宋宁没有骑马,步行着跟在盛木言身后,二人穿过草场,往马厩方向走。
宋宁皱眉看着脚下,神情犹豫,目光变幻间似在做什么艰难抉择。
盛木言心中了然,却如恍若未闻般,也不催促,只放缓了步伐,继续向前走。
眼看马厩就在眼前,身后的人终于开口。
“盛少,你……你等等——”
盛木言停下脚步,转身看着面色有些僵硬的宋宁:“宋少可是有什么话想对我说?”
“是,我是有话要告诉你……”宋宁握紧了拳头,吐出几个字,“是陈良!”
“嗯?宋少这没头没尾的,说的是什么话?”盛木言嘴角勾起一抹玩味,“陈良?他怎么了?”
宋宁一咬牙,索性一股脑全说了出来,:“今日的局,是陈良拜托我,将你叫来,也是他的意思。我以为他是想找你求和,所以……”
“所以你就答应了,只是没想到——”盛木言墨色瞳仁闪过一丝冷意,“他心里想的,却是另外的打算。恐怕那些马匹上吐下泻,也是他的手笔吧。”
“你怎么知道!”宋宁惊讶得看他一眼,又飞快瞥过头去,算是默认了。
不远处的草场上,马疾驰而过,激起一层尘沙。
疾风吹起额前的碎发,盛木言嘴角残留的笑意渐渐消褪:“宋少,你现在说给我听,是想我不要怪罪你?还是……单纯觉得良心不安?”
宋宁抬起头与他对视一眼,又不自在地移开目光。
盛木言那双透着清亮的眸,仿佛拥有窥视深处的力量,只一眼便能将自己的心思看穿。
盛木言向前走了两步,胳膊随意地搭在草场旁的木头围栏上:“放心吧,我不会怪你。不止如此,今天的事,我也不会去追究——”
“你不必这样,”宋宁打断了他的话,皱眉道,“你想要报警想要追究,都是你的权利,毕竟刚才差点受伤的是你……”
马背本就高,又是发狂时飞奔,万一掉下来,轻则断手断脚,重则……若是撞上树木石块甚至命都有可能丢了……

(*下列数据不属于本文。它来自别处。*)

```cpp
template <int RPT, int K>
QPNI void dense_updown(const int *Atp_, const int *Ati_, const double *Atss_, const int n_, const int ld_,
                       double *L_, double *Dg_, double *Wst_, const int *cols_, int n_up_,
                       const int *cols_dn_, int n_dn_, QpShared *S_, char *lds, int64_t *tdbg_, int pre_jmin_ = -1,
                       double *fs_ = nullptr, int rk0_ = 0, int rkn_ = 0x7fffffff) {
  const int n = QP_UNIFORM(n_), ld = QP_UNIFORM(ld_), n_up = QP_UNIFORM(n_up_), n_dn = QP_UNIFORM(n_dn_);
  const int rk0 = QP_UNIFORM(rk0_), rkn = QP_UNIFORM(rkn_);
  const int pre_jmin = QP_UNIFORM(pre_jmin_);
  const int pivmode = QP_UNIFORM(S_->seq_ranks);
  qp_gdouble *fs = (qp_gdouble *)fs_;
  const bool fuse_any = QP_UNIFORM((int)(fs_ != nullptr)) != 0;
  int64_t QP_LDS_AS *tdbg = (int64_t QP_LDS_AS *)tdbg_;
  const qp_gint *Atp = (const qp_gint *)Atp_, *Ati = (const qp_gint *)Ati_, *cols = (const qp_gint *)cols_, *cols_dn = (const qp_gint *)cols_dn_;
  const qp_gdouble *Atss = (const qp_gdouble *)Atss_;
  qp_gdouble *L = (qp_gdouble *)L_, *Dg = (qp_gdouble *)Dg_, *Wst = (qp_gdouble *)Wst_;
  QpShared &S = *S_;
  static_assert(K == 8 || K == 16 || K == 32, "rank groups of one DPP row (16 lanes), eight ranks at a time");
  static_assert(K <= QPG_KWST, "the staging area holds QPG_KWST dense update vectors");
  typedef UpdownLds<RPT, K> UpdownLdsT;
  UpdownLdsT QP_LDS_AS &U = *QP_LDS_ARG(UpdownLdsT, lds);
  static_assert(sizeof(UpdownLds<RPT, K>) <= ((RPT == 1) ? QP_LDS_BUDGET : QPG_LDS_DEFAULT), "update scratch must fit the dynamic LDS (the 256-thread instance only ever runs RPT = 1)");
  constexpr int NB = UpdownCfg<K>::NB, G = UpdownCfg<K>::G, KG = UpdownCfg<K>::KG;
  constexpr int PROWS = QP_T * RPT;
  constexpr bool MP = (K > 16);
  static_assert(PROWS % NB == 0, "passes start on block boundaries");
  const int lane = threadIdx.x & 63, wid = QP_UNIFORM(S.wave_rank[threadIdx.x >> 6]), tid = wid * 64 + lane;
  const int nr_all = n_up + n_dn;
  const int rk1 = (rkn < nr_all - rk0) ? (rk0 + rkn) : nr_all;
  qp_gdouble *dummy = Wst + (size_t)QPG_KWST * n;
  qp_gdouble *Tab = dummy + QPG_DUMMY + QPG_HSTASH;
  const int npass = MP ? (n + PROWS - 1) / PROWS : 1;
  for (int r0 = rk0; r0 < rk1; r0 += K) {
    const int kk = (rk1 - r0 < K) ? (rk1 - r0) : K;
    const bool fuse = fuse_any && (r0 + K >= nr_all);
    __syncthreads();
    long long tq0 = QP_CLOCK();
    int jmin = n;
    if (pre_jmin < 0) {
      for (int e = tid; e < kk * n; e += QP_T) Wst[e] = 0.0;
      __syncthreads();
      jmin = updown_scatter_rows(Atp, Ati, Atss, n, Wst, cols, n_up, cols_dn, r0, kk, lane, wid);
    } else jmin = (pre_jmin < n) ? pre_jmin : n - 1;
    if (fuse) jmin = 0;
    jmin = QP_UNIFORM(block_imin(S, jmin));
    double ialpha[G], sg[G];
    const int rl = lane & 15;
#pragma unroll
    for (int g = 0; g < G; g++) {
      ialpha[g] = 1.0;
      sg[g] = (16 * g + rl < kk) ? ((r0 + 16 * g + rl < n_up) ? 1.0 : -1.0) : 0.0;
    }
    const int J0 = (jmin / NB) * NB;
    if (tid == 0) {
      const long long tq1 = QP_CLOCK(); tdbg[0] += tq1 - tq0; tq0 = tq1;
      tdbg[QPG_CNT_SWEEPS] += 1;
      tdbg[QPG_CNT_SWEEP_ENTRIES] += (long long)(n - J0) * (n - J0 - 1) / 2 + (n - J0);
    }
    for (int pass = 0; pass < npass; pass++) {
    const int R0 = pass * PROWS;
    const int R1 = (!MP || n - R0 < PROWS) ? n : R0 + PROWS;
    const int Js = (J0 > R0) ? J0 : R0;
    if (Js >= R1) continue;
    const bool last_pass = (R1 >= n);
    const int rlim = last_pass ? ld : R1;
    if (MP && npass > 1) __syncthreads();
    double w[RPT][K];
#pragma unroll
// ... 156 lines not shown
      const bool own_live0 = (R0 + 64 * RPT - 1 >= Ja);
      auto owner_block = [&]() QP_ALWAYS_INLINE {
        const long long tt0 = QP_CLOCK();
        bool any = false;
#pragma unroll
        for (int rr = 0; rr < RPT; rr++) { const int i = R0 + tid * RPT + rr; any = any || (i >= Ja && i < R1); }
        constexpr bool WAVES = MP;
        if (s > 0 && (WAVES ? (__ballot(any ? 1 : 0) != 0ull) : any)) {
          const int i0 = R0 + tid * RPT;
          apply_table(prv, Jp, i0 >= Ja && i0 < rlim);
        }
#pragma unroll
        for (int rr = 0; rr < RPT; rr++) {
          const int i = R0 + tid * RPT + rr;
          if (i >= Jn && i < Jn + jbn) {
#pragma unroll
            for (int r = 0; r < K; r++) U.Wd[prv][i - Jn][r] = w[rr][r];
            U.Wd[prv][i - Jn][K] = acc[rr];
          }
        }
        if (wid == 0) {
#pragma unroll
          for (int rr = 0; rr < RPT; rr++)
#pragma unroll
            for (int r = 0; r < K; r++) U.stash[rr][r][lane] = w[rr][r];
#pragma unroll
          for (int rr = 0; rr < RPT; rr++) U.stash_acc[rr][lane] = acc[rr];
        }
        if (tid == QP_T - 64) tdbg[2] += QP_CLOCK() - tt0;
      };
      if (wid == 0) {
        const long long tp0 = QP_CLOCK();
        QP_SETPRIO(3);
        double wrow[K];
        double accp;
#pragma unroll
        for (int r = 0; r < K; r++) wrow[r] = (lane < jb) ? U.Wd[cur][lane][r] : 0.0;
        accp = (lane < jb) ? U.Wd[cur][lane][K] : 0.0;
        if (s > 0) {
          constexpr bool PSQ = QP_USQ;
          constexpr int QD = PSQ ? QP_AQD : 8;
          qp_gdouble *rowp = (lane < jb) ? (L + (size_t)Jp * ld + J + lane) : (dummy + lane);
          const size_t cstride = (lane < jb) ? (size_t)ld : 0;
          const int lrow = lane & (NB - 1);
          double q[QD];
#pragma unroll
          for (int cc = 0; cc < QD; cc++) q[cc] = PSQ ? U.Lsq[cur][cc][lrow] : rowp[(size_t)cc * cstride];
          const qp_pair QP_LDS_AS *tabA = (const qp_pair QP_LDS_AS *)QP_LDS_VBASE(&QP_CWG(U, prv, 0)[lane & 15][0]);
          constexpr bool PADPP = (K <= 16);
          qp_pair cfq[PADPP ? QD : 1][G];
          if (PADPP) {
#pragma unroll
            for (int cc = 0; cc < QD; cc++)
#pragma unroll
              for (int g = 0; g < G; g++) cfq[cc][g] = tabA[cc * K + 16 * g];
          }
          auto group = [&](const int c0) QP_ALWAYS_INLINE {
#pragma unroll
            for (int u = 0; u < QD; u++) {
              const int c1 = c0 + u;
              double l = q[u];
              const int cpre = (c1 + QD < NB) ? c1 + QD : NB - 1;
              if (PADPP) {
                qp_apply_ranks_dpp<K, 0, 0, 8>(cfq[u][0].x, cfq[u][0].y, wrow, l);
                if (KG > 8 && kk > 8) qp_apply_ranks_dpp<K, 0, 8, 16>(cfq[u][0].x, cfq[u][0].y, wrow, l);
                if constexpr (G > 1) {
// ... 62 lines not shown
              nwv[g] = 0.0; ngam[g] = 0.0;
              if (g > 0 && kkg <= 0) continue;
              const double wv = (rk < kkg) ? wt[(16 * g + rk) & (K - 1)] : 0.0;
              if (QP_PANEL_TIMING == 2 && g == 0) { QP_DRAIN_LDS(); const long long t = QP_CLOCK(); if (lane == 0) tdbg[8] += t - tc0; tc0 = t; }
              const double p = sg[g] * wv * wv * ialpha[g];
              double dnew, dprev;
              if (qp_rank_pivots<KG>(p, ln, d0, pivmode, dnew, dprev) && lane == 0) tdbg[QPG_CNT_SEQ_COLS] += 1;
              const double rdn = qp_rcp(dnew);
              const double gam = -sg[g] * wv * ialpha[g] * rdn;
              if (ln < KG) { QP_CWG(U, cur, c1)[16 * g + ln][0] = -wv; QP_CWG(U, cur, c1)[16 * g + ln][1] = -gam; }
              ialpha[g] = (wv == 0.0) ? ialpha[g] : ialpha[g] * dprev * rdn;
              d0 = qp_readlane(dnew, kkg - 1);
              nwv[g] = -wv; ngam[g] = -gam;
            }
            if (QP_PANEL_TIMING == 2) { double gg = ngam[0]; QP_OPAQUE_V(gg); const long long t = QP_CLOCK(); if (lane == 0) tdbg[9] += t - tc0; tc0 = t; }
            if (ln == c1) dreg = d0;
            double l = lcur;
            qp_apply_ranks_dpp<K, 0, 0, 8>(nwv[0], ngam[0], wrow, l);
            if (KG > 8 && kk > 8) qp_apply_ranks_dpp<K, 0, 8, 16>(nwv[0], ngam[0], wrow, l);
            if constexpr (G > 1) {
              if (kk > 16) qp_apply_ranks_dpp<K, 16, 0, 8>(nwv[1], ngam[1], wrow, l);
              if (kk > 24) qp_apply_ranks_dpp<K, 16, 8, 16>(nwv[1], ngam[1], wrow, l);
            }
            const bool below = (ln > c1 && ln < jb);
            if (below) U.Ld[cur][ln][c1] = l;
            if constexpr (FS) { const double yc = qp_readlane(vsub, c1); vsub = QP_FMA(-(below ? l : 0.0), yc, vsub); }
            if (QP_PANEL_TIMING == 2) { double ll = l; QP_OPAQUE_V(ll); const long long t = QP_CLOCK(); if (lane == 0) tdbg[11] += t - tc0; }
            QP_SCHED_BARRIER();
          }
        };
        if constexpr (FOLD) { if (fuse) recurrence(std::true_type()); else recurrence(std::false_type()); }
        else recurrence(std::false_type());
        if (QP_PANEL_TIMING == 1 && lane == 0) tdbg[9] += QP_CLOCK() - tp1;
        const long long tp2 = QP_CLOCK();
        if constexpr (!FOLD) if (fuse) {
          double lc = (lane > 0 && lane < jb) ? U.Ld[cur][lane][0] : 0.0;
#pragma unroll 1
          for (int c = 0; c < jb; c++) {
            const int ln = QP_FRESH_LANE(lane);
            const double lcn = (ln > c + 1 && ln < jb) ? U.Ld[cur][ln][c + 1] : 0.0;
            const double yc = qp_readlane(vsub, c);
            vsub = QP_FMA(-lc, yc, vsub);
            lc = lcn;
          }
        }
        if (fuse && lane < jb) { U.ys[cur][lane] = vsub; fs[J + lane] = vsub; }
        if (lane < jb) Dg[J + lane] = dreg;
        if (!QP_USQ) {
#pragma unroll 1
          for (int c = 0; c < jb; c++)
            if (lane > c && lane < jb) L[(size_t)(J + c) * ld + (J + lane)] = U.Ld[cur][lane][c];
        }
#pragma unroll
        for (int rr = 0; rr < RPT; rr++)
#pragma unroll
          for (int r = 0; r < K; r++) w[rr][r] = own_live0 ? U.stash[rr][r][lane] : 0.0;
#pragma unroll
        for (int rr = 0; rr < RPT; rr++) acc[rr] = own_live0 ? U.stash_acc[rr][lane] : 0.0;
        QP_SETPRIO(0);
        if (lane == 0) { tdbg[1] += QP_CLOCK() - tp0; tdbg[QPG_CNT_SWEEP_COLS] += jb; }
        if (QP_PANEL_TIMING == 1 && lane == 0) tdbg[10] += QP_CLOCK() - tp2;
        tpe = QP_CLOCK();
      }
      if (wid != 0 || own_live0) owner_block();
      constexpr int NFREE = (QP_NW == 1) ? 0 : 1;
      if (wid >= NFREE) {
        const int t0 = tid - 64 * NFREE, nt = QP_T - 64 * NFREE;
        if (QP_USQ) {
          for (int e = t0; e < NB * NB; e += nt) {
            const int c1 = e / NB, c = e % NB;
            if (c > c1) {
              if (s > 0) L[(size_t)(Jp + c1) * ld + (Jp + c)] = U.Ld[prv][c][c1];
              if (c < jbn) U.Ld[prv][c][c1] = L[(size_t)(Jn + c1) * ld + (Jn + c)];
            }
            if (jbn > 0) U.Lsq[prv][c1][c] = (c < jbn) ? L[(size_t)(J + c1) * ld + (Jn + c)] : 0.0;
          }
        } else {
          for (int e = t0; e < jbn * jbn; e += nt) {
            const int c1 = e / jbn, c = e % jbn;
            if (c > c1) U.Ld[prv][c][c1] = L[(size_t)(Jn + c1) * ld + (Jn + c)];
          }
        }
        if (t0 < jbn) U.dd[prv][t0] = Dg[Jn + t0];
        if (MP && !last_pass && s > 0) export_table(prv, Jp, t0, nt);
// ... 367 lines not shown
```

盛木言没有说话,只回头看了一眼先前空旷的马厩,这会儿已经有了新的马匹。
他骑的那枣红马,显然是被注射过会引起情绪暴躁的药物,而其他的马也多半是被下了药。
看宋宁许知二人惊慌的表情,多半是对这事毫不知情。而且,他一早就看出枣红马不对劲,却执意要骑。
最重要的一点,今天这事,陈良既然敢做,就自信一定不会留下什么把柄。
即便他报了警,对陈良来说最多只是调查问询,不过是花点钱就轻易摆平。
索性他便不再追究,让宋宁欠他个人情,何乐不为。
况且——
盛木言手指在打磨光滑的木质扶手上轻轻摩挲,眼底凝出一层寒冰。
像这种不痛不痒的小惩罚,又有什么意思,要玩,他就玩一把大的。
盛木言挑了匹新马,纯黑色的毛,溜光水滑,威风凛凛。他骑上去飙了几圈,玩得好不快活。
倒是宋宁,因为先前的事闷闷不乐,许知好奇却也没有多问。
一场聚会,心思各异,最终不欢而散。
盛木言上了车,便收到了一则新消息提醒,是陆思扬发来的。
粗略看了两眼,唇角骤然冷凝。
不愧是陆少,动作就是快,来的正是时候!
盛木言拨通了通讯录里,被置顶在第一位的号码。
电话音响了七八次,才被接通。
对方是个十分温柔的女声,亲切礼貌。
盛木言并未惊讶,一番沟通后,便挂断了电话。